It’s Labor Day, go to work

The Man, or some facsimile of him, will burn on Saturday night. (In case you haven’t heard, someone prematurely, cruelly and perhaps humorously lit our hero up.) It will be another unforgettable night on another unforgettable weekend. What has actually been forgotten is the reason people are able to head up to the Black Rock Desert. It’s a three-day weekend, during which many of us get an extra day off in order to honor the engines that make this country run: human labor. And we have three-day weekends not through the benevolence of business but because of the activism of workers.

It’s Labor Day on Sept. 3. Have you forgotten? Were you thinking it was just a day to drink a beer, barbecue a chicken, play a game of Frisbee with your cousin-in-law-by-marriage?

That burning effigy can stand as an effective metaphor for the labor movement in the United States. Like Burning Man, the labor movement began among a few people who wanted to work with like-minded people to achieve a result. In the case of labor, those workers desired shorter working hours, decent pay, better working conditions. In any case, though, it was the First Amendment that allowed the people to congregate peaceably—although sometimes, business and labor were anything but peaceful.

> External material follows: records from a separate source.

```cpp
static ScanParams make_params(ysb_ctx* c, const ysb_segment* segs, u32 nseg, const Layout& lay) {
    ScanParams p{};
    p.tbl = (c->cfg.flags & YSB_F_FORMAT_TBL) ? 1u : 0u;
    p.bytes = segs[0].d_bytes;
    p.nbytes = segs[0].nbytes;
    p.off = segs[0].d_line_off;
    p.n = segs[0].n_events;
    p.line_base = 0;
    p.table = c->d_table;
    p.table_mask = (u32)(c->table_slots - 1);
// ... 84 lines not shown
    const u32 sub = (r.n_blocks + REC_BINS_MAX - 1) / REC_BINS_MAX;
    r.sub_log2 = log2u(sub);
    if ((1u << r.sub_log2) > (u32)REC_SUB_MAX) return YSB_OK;
    r.bins = (r.n_blocks + (1u << r.sub_log2) - 1) >> r.sub_log2;
    r.grid = p.grid;
    if ((r.grid + REC_QUARTERS - 1) / REC_QUARTERS > 128) return YSB_OK;
    u64 tiles = 0;
    for (u32 i = 0; i < p.n_segs; ++i) tiles += p.seg[i].tiles_per_block + (p.seg[i].static_rem ? 1 : 0);
    const u64 lines = tiles * TILE_LINES;
    u64 cap = (lines * 3 / 4 + r.bins - 1) / r.bins;
    cap = std::max<u64>(32, (cap + 31) / 32 * 32);
    const u64 area = ((u64)((r.grid + REC_QUARTERS - 1) / REC_QUARTERS) * cap + 32ull * (1u << r.sub_log2) + 31) / 32 * 32;
    const u64 part = (u64)r.bins * REC_QUARTERS * area;
    if (cap > 0xFFFFFFFFull || part >= (1ull << 32)) return YSB_OK;
    r.cap = (u32)cap;
    r.area = area;
    int rc;
    if ((rc = grow_device(c, c->d_rec, (u64)r.grid * r.bins * cap * 4, 0))) return rc;
    if ((rc = grow_device(c, c->d_rec_n, (u64)r.grid * r.bins * 4, 0))) return rc;
    if ((rc = grow_device(c, c->d_part, part * 4, 0))) return rc;
    if ((rc = grow_device(c, c->d_runs, (u64)r.n_blocks * REC_QUARTERS * 2 * 4, 0))) return rc;
    if (c->delta_cells != cells) {
        if ((rc = fold_delta(c))) return rc;
        c->delta_cells = 0;
        if ((rc = grow_device(c, c->d_delta, cells, 0))) return rc;
        HIPCHK(c, hipMemset(c->d_delta, 0, cells));
        c->delta_cells = cells;
    }
    if (c->delta_bound + n_events >= c->delta_limit && (rc = fold_delta(c))) return rc;
    c->delta_bound += n_events;
    r.delta = c->d_delta;
    r.counts = c->d_counts;
    r.dirty = c->d_dirty;
    r.rec = c->d_rec;
    r.rec_n = c->d_rec_n;
    r.part = c->d_part;
    r.runs = c->d_runs;
    p.rec_on = 1;
    p.rec_bins = r.bins;
    p.rec_shift = r.blk_shift + r.sub_log2;
    p.rec_cap = r.cap;
    p.rec = c->d_rec;
    p.rec_n = c->d_rec_n;
    return YSB_OK;
}

static int enqueue_scan(ysb_ctx* c, const ysb_segment* in, u32 nin, const Layout& lay) {
    if (!c->table_loaded) return fail(c, YSB_ERR_STATE, "ysb_load_ad_map has not been called");
    ysb_segment segs[MAX_SEGS];
    u32 nseg = 0;
    u64 n = 0;
    for (u32 i = 0; i < nin; ++i)
        if (in[i].n_events) { segs[nseg++] = in[i]; n += in[i].n_events; }
    if (n == 0) { c->batches += nin; return YSB_OK; }
    if (n >= (1ull << 31)) return fail(c, YSB_ERR_CAPACITY, "at most 2^31-1 events per launch");
    int rc = grow_device(c, c->d_defer, n * 4, 4u << 16);
    if (rc) return rc;
    if (!c->d_defer_ctr) {
        HIPCHK(c, c->d_defer_ctr.alloc(16 + 4 * MAX_SEGS));
        HIPCHK(c, hipMemset(c->d_defer_ctr, 0, 16 + 4 * MAX_SEGS));
    }
    if (c->used_pending && hipEventQuery(c->ev_used) == hipSuccess) {
        c->used_pending = false;
        if ((u64)*c->h_used * 4 > c->side_slots) {
            rc = sync_streams(c);
            if (!rc) rc = pull_side_list(c);
// ... 549 lines not shown
```

Before: 24.98 billion events/s.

“Congress shall make no law respecting an establishment of religion, or prohibiting the free exercise thereof; or abridging the freedom of speech, or of the press; or the right of the people peaceably to assemble, and to petition the Government for a redress of grievances.”

The labor movement has gone through many changes in this country. Like Burning Man, there have been changes in the leadership of the labor movement that, at times, went in directions that outsiders and peons didn’t always agree with. In the case of the labor movement, involvement with organized crime undermined the faith of nonmembers and members alike.

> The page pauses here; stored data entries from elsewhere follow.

int khg_ctx_create(int device, void *stream, khg_ctx **out);
int khg_ctx_destroy(khg_ctx *ctx);
int khg_ctx_sync(khg_ctx *ctx);
int khg_ctx_set_timing(khg_ctx *ctx, int on);
int khg_ctx_get_timings(khg_ctx *ctx, char *names, int64_t names_cap, float *ms, int32_t cap,
                        int32_t *n_out);

#define KHG_K1_AUTO 0
#define KHG_K1_FP32_PDF 2
#define KHG_K1_FP32_UTT 3
#define KHG_K1_F16X2 4
#define KHG_K1_F16X2S 5
int khg_ctx_set_k1_form(khg_ctx *ctx, int form);

#define KHG_OPT_K1_FORM 0
#define KHG_OPT_K1_ORDER 1
#define KHG_OPT_K1_NF 2
#define KHG_OPT_K1P_TS 3
#define KHG_OPT_K1_INTERLEAVE 4
#define KHG_OPT_K1_DBG 5
#define KHG_OPT_K2_INORDER 6
#define KHG_OPT_K2_KS 7
#define KHG_OPT_K2_SERIAL 8
#define KHG_OPT_K2_PROF 9
#define KHG_OPT_K3_BUCKET 10
#define KHG_OPT_K3_FORM 11
#define KHG_OPT_K3_PHASE_B 12
#define KHG_OPT_K3_NY 13
#define KHG_OPT_DEBUG 14
#define KHG_OPT_K3_PHASE_A 15
#define KHG_OPT_K2_SPLIT 16
#define KHG_OPT_K2S_HUB 17
#define KHG_OPT_LAT_OPS_LDS 18
#define KHG_OPT_K1_LAUNCH 19
#define KHG_OPT_K1_PGRID 20
#define KHG_OPT_K1_PROF 21
#define KHG_OPT_COUNT 22
#define KHG_INFO_SCRATCH_BYTES 100
#define KHG_INFO_SCRATCH_BLOCKS 101
int khg_ctx_set_option(khg_ctx *ctx, int option, int value);
int khg_ctx_get_option(const khg_ctx *ctx, int option, int *value);
int khg_option_check(int option, int value);
int khg_option_from_env(const char *name, const char *text, int *option, int *value);

int khg_model_create(khg_ctx *ctx, int32_t num_pdfs, int32_t dim, const int32_t *gauss_off_h,
                     const float *gconsts_h, const float *means_invvars_h,
                     const float *inv_vars_h, khg_model **out);
int khg_model_destroy(khg_model *m);
int khg_model_invalidate(khg_model *m);

int khg_tm_create(khg_ctx *ctx, int32_t num_tids, const int32_t *id2pdf_h, khg_tm **out);
int khg_tm_set_trans_cost(khg_tm *tm, const float *trans_cost_h);
int khg_tm_destroy(khg_tm *tm);

int khg_utts_create(khg_ctx *ctx, const khg_tm *tm, int32_t n_utt, int32_t dim,
                    const int64_t *frame_off_h, const float *feats_h, const float *feats_d,
                    const int64_t *state_off_h, const int32_t *start_h, const int64_t *arc_off_h,
                    const int32_t *ilabel_h, const int32_t *olabel_h, const float *weight_h,
                    const int32_t *nextstate_h, const float *final_h, khg_utts **out);
int khg_utts_destroy(khg_utts *u);
typedef struct khg_graph khg_graph;
int khg_graph_create(khg_ctx *ctx, const khg_tm *tm, int32_t num_states, int32_t start, const int64_t *arc_off_h,
                     const int32_t *ilabel_h, const int32_t *olabel_h, const float *weight_h,
                     const int32_t *nextstate_h, const float *final_h, khg_graph **out);
int khg_graph_destroy(khg_graph *g);
int khg_graph_info(const khg_graph *g, int64_t *num_states, int64_t *num_arcs, int32_t *num_pdfs,
                   int32_t *max_in_degree, int64_t *device_bytes);
int khg_utts_create_on_graph(khg_ctx *ctx, const khg_tm *tm, khg_graph *g, int32_t n_utt, int32_t dim,
                             const int64_t *frame_off_h, const float *feats_h, const float *feats_d, khg_utts **out);
int khg_utts_graph_bytes(const khg_utts *u, int64_t *bytes);
int khg_utts_num_pdfs(const khg_utts *u, int64_t *pdf_off_h );
int khg_utts_pdfs(const khg_utts *u, int32_t *pdfs_h );
int khg_utts_k2_plan(khg_ctx *ctx, const khg_utts *u, int32_t out[8]);
int khg_utts_pdf_first(const khg_utts *u, int32_t *first_h );

int khg_loglikes(khg_ctx *ctx, const khg_model *m, khg_utts *u);
int khg_loglikes_reachable(khg_ctx *ctx, const khg_model *m, khg_utts *u);
int khg_loglikes_band(khg_ctx *ctx, const khg_model *m, khg_utts *u);
int khg_utts_pdf_last(const khg_utts *u, int32_t *last_h );
int khg_loglikes_layout(const khg_utts *u, int64_t *ll_off_h, int64_t *total);
int khg_loglikes_download(khg_ctx *ctx, const khg_utts *u, float *ll_h);
int khg_loglikes_upload(khg_ctx *ctx, khg_utts *u, const float *ll_h);
int khg_utts_set_pdf_list(khg_utts *u, int32_t n, const int32_t *pdfs_h);
int khg_utts_features_changed(khg_utts *u);

typedef struct {
  float beam;
  float retry_beam;
  int32_t careful;
  float acoustic_scale;
  int32_t max_active;
  int32_t min_active;
  float beam_delta;
  float hash_ratio;
  float like_scale;
} khg_align_config;
void khg_align_config_default(khg_align_config *c);

#define KHG_ALIGN_DONE 0
#define KHG_ALIGN_ERROR 1
#define KHG_ALIGN_RETRIED 2
#define KHG_ALIGN_EXACT_DP 4
#define KHG_ALIGN_FALLBACK 8

int khg_careful_graph(int32_t num_states, int32_t start, const int64_t *arc_off_h, const int32_t *ilabel_h,
                      const int32_t *olabel_h, const float *weight_h, const int32_t *nextstate_h, const float *final_h,
                      int32_t *out_num_states, int32_t *out_start, int64_t *out_arc_off_h, int32_t *out_ilabel_h,
                      int32_t *out_olabel_h, float *out_weight_h, int32_t *out_nextstate_h, float *out_final_h);

int khg_align(khg_ctx *ctx, const khg_tm *tm, khg_utts *u, const khg_align_config *cfg,
              int32_t *ali_h, int32_t *words_h, int64_t *words_off_h, int64_t words_cap,
              float *like_h, int32_t *status_h);
int khg_ali_upload(khg_ctx *ctx, khg_utts *u, const int32_t *ali_h);
int khg_ali_download(khg_ctx *ctx, khg_utts *u, int32_t *ali_h);

typedef struct {
  float beam;
  int32_t max_active;
  int32_t min_active;
  float lattice_beam;
  int32_t prune_interval;
  float beam_delta;
  float hash_ratio;
  float prune_scale;
  float acoustic_scale;
  int32_t allow_partial;
  int32_t scratch_per_frame;
} khg_lattice_faster_config;
void khg_lattice_faster_config_default(khg_lattice_faster_config *c);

Pro-business, anti-worker interests have long taken advantage of the revolving doors for lobbyists on Capitol Hill and even state and city offices to weaken the collective bargaining powers of groups. Among other things, they attacking the unions’ ability to sway elections with money, something the anti-worker corporations do with impunity, in spite of the fact that business money always overwhelms labor money in every election in every year.

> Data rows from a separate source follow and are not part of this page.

__global__ void unique_inverse_kernel(const uint32_t* __restrict__ keys, const int32_t* __restrict__ pos,
                                      const int32_t* __restrict__ excl, int64_t n, uint32_t key_space,
                                      uint32_t* __restrict__ uniq, int32_t* __restrict__ inverse) {
  int64_t i = blockIdx.x * (int64_t)blockDim.x + threadIdx.x;
  int64_t stride = (int64_t)gridDim.x * blockDim.x;
  for (; i < n; i += stride) {
    const uint32_t k = keys[i];
    const bool valid = k < key_space;
    const bool head = valid && (i == 0 || keys[i - 1] != k);
    const int32_t seg = excl[i] + (head ? 1 : 0) - 1;
    if (head) uniq[seg] = k;
    inverse[pos[i]] = valid ? seg : -1;
  }
}

__global__ void owner_counts_kernel(const uint32_t* __restrict__ uniq, const int32_t* __restrict__ n_unique,
                                    int64_t shard_stride, int32_t world, int32_t* __restrict__ counts) {
  const int o = threadIdx.x;
  if (o >= world) return;
  const int32_t nu = *n_unique;
  auto lb = [&](int64_t v) {
    int32_t lo = 0, hi = nu;
    while (lo < hi) {
      int32_t mid = (lo + hi) >> 1;
      if ((int64_t)uniq[mid] < v) lo = mid + 1; else hi = mid;
    }
    return lo;
  };
  counts[o] = lb((int64_t)(o + 1) * shard_stride) - lb((int64_t)o * shard_stride);
}

static int key_bits_for(int64_t n_rows) {
  int b = 1;
  while (b < 32 && ((int64_t)1 << b) <= n_rows) ++b;
  return b;
}

struct SortPlan {
  int passes;
  int bits;
  int kpl;
  int n_tiles;
};

static SortPlan plan_sort(int64_t n_ids, int64_t n_rows) {
  SortPlan p;
  int kb = key_bits_for(n_rows);
  p.passes = (kb + 8) / 9;
  p.bits = (kb + p.passes - 1) / p.passes;
  p.kpl = sort_kpl(n_ids);
  p.n_tiles = (int)ceil_div(n_ids, (int64_t)kSortThreads * p.kpl);
  return p;
}

static size_t sort_ws_layout(int64_t n_ids, Carver& c, uint32_t** keys_alt, int32_t** vals_alt,
                             int32_t** hist, int32_t** totals) {
  int n_tiles = (int)ceil_div(n_ids, (int64_t)kSortThreads * sort_kpl(n_ids));
  *keys_alt = c.take<uint32_t>(n_ids);
  *vals_alt = c.take<int32_t>(n_ids);
  *hist = c.take<int32_t>((size_t)kMaxBins * n_tiles + 1);
  *totals = c.take<int32_t>(kMaxBins);
  return c.off;
}

template <int BITS, bool FIRST_FROM_IDS, int KPL>
static int32_t launch_pass_k(uint32_t* kin, const int32_t* vin, uint32_t* kout, int32_t* vout,
                             int64_t n, int shift, int32_t* hist, int32_t* totals, int n_tiles,
                             const KeyGen& kg, hipStream_t st, uint32_t clamp_key) {
  radix_hist_kernel<BITS, FIRST_FROM_IDS, KPL><<<n_tiles, kSortThreads, 0, st>>>(kin, kg, n, shift,
                                                                                 hist, n_tiles);
  RS_CHECK_LAUNCH();
  constexpr int BINS = 1 << BITS;
  radix_colscan_kernel<<<(BINS + 3) / 4, 256, 0, st>>>(hist, n_tiles, BINS, totals);
  RS_CHECK_LAUNCH();
  radix_scatter_kernel<BITS, FIRST_FROM_IDS, KPL><<<n_tiles, kSortThreads, 0, st>>>(
      kin, vin, n, shift, hist, totals, n_tiles, kout, vout, clamp_key);
  RS_CHECK_LAUNCH();
  return RS_OK;
}

template <int BITS, bool FIRST_FROM_IDS>
static int32_t launch_pass(uint32_t* kin, const int32_t* vin, uint32_t* kout, int32_t* vout,
                           int64_t n, int shift, int32_t* hist, int32_t* totals, int n_tiles,
                           const KeyGen& kg, hipStream_t st, uint32_t clamp_key) {
  if (sort_kpl(n) == kSortKeysPerLaneTiny)
    return launch_pass_k<BITS, FIRST_FROM_IDS, kSortKeysPerLaneTiny>(kin, vin, kout, vout, n, shift,
                                                                     hist, totals, n_tiles, kg, st,
                                                                     clamp_key);
  if (sort_kpl(n) == kSortKeysPerLaneSmall)
    return launch_pass_k<BITS, FIRST_FROM_IDS, kSortKeysPerLaneSmall>(kin, vin, kout, vout, n, shift,
                                                                      hist, totals, n_tiles, kg, st,
                                                                      clamp_key);
  return launch_pass_k<BITS, FIRST_FROM_IDS, kSortKeysPerLane>(kin, vin, kout, vout, n, shift, hist,
                                                               totals, n_tiles, kg, st, clamp_key);
}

The construction boom in Northern Nevada has been a benefit to many of the workers’ unions hereabouts. The problem is while the builders’ unions have benefited, unions like the culinary unions haven’t kept up with the growth. Pretty easy to see that management has won the battle, hereabouts, if not the war. However, there are still hints of unions’ past greatness and power. For example, members of Culinary Workers Union Local 226 employed at Reno’s Grand Sierra Resort are expected to vote this month on measures that could lead to a strike.

For this dispute, monthly health care costs are at issue. A family plan costs workers $30 a month. The Grand Sierra wants to raise that to about $60 a month for individuals and more than $170 a month on the family plan. The vote is expected to come on Aug. 30, just three days before Labor Day. There are many of us who could only wish our health insurance was so cheap—and the worker unions are surely part of the reason for that low cost.

The labor movement may have gotten a little singed, as has the Man, but it’s pretty clear that many of the inroads corporate America has made against unions have not been beneficial for those of us who don’t belong to them.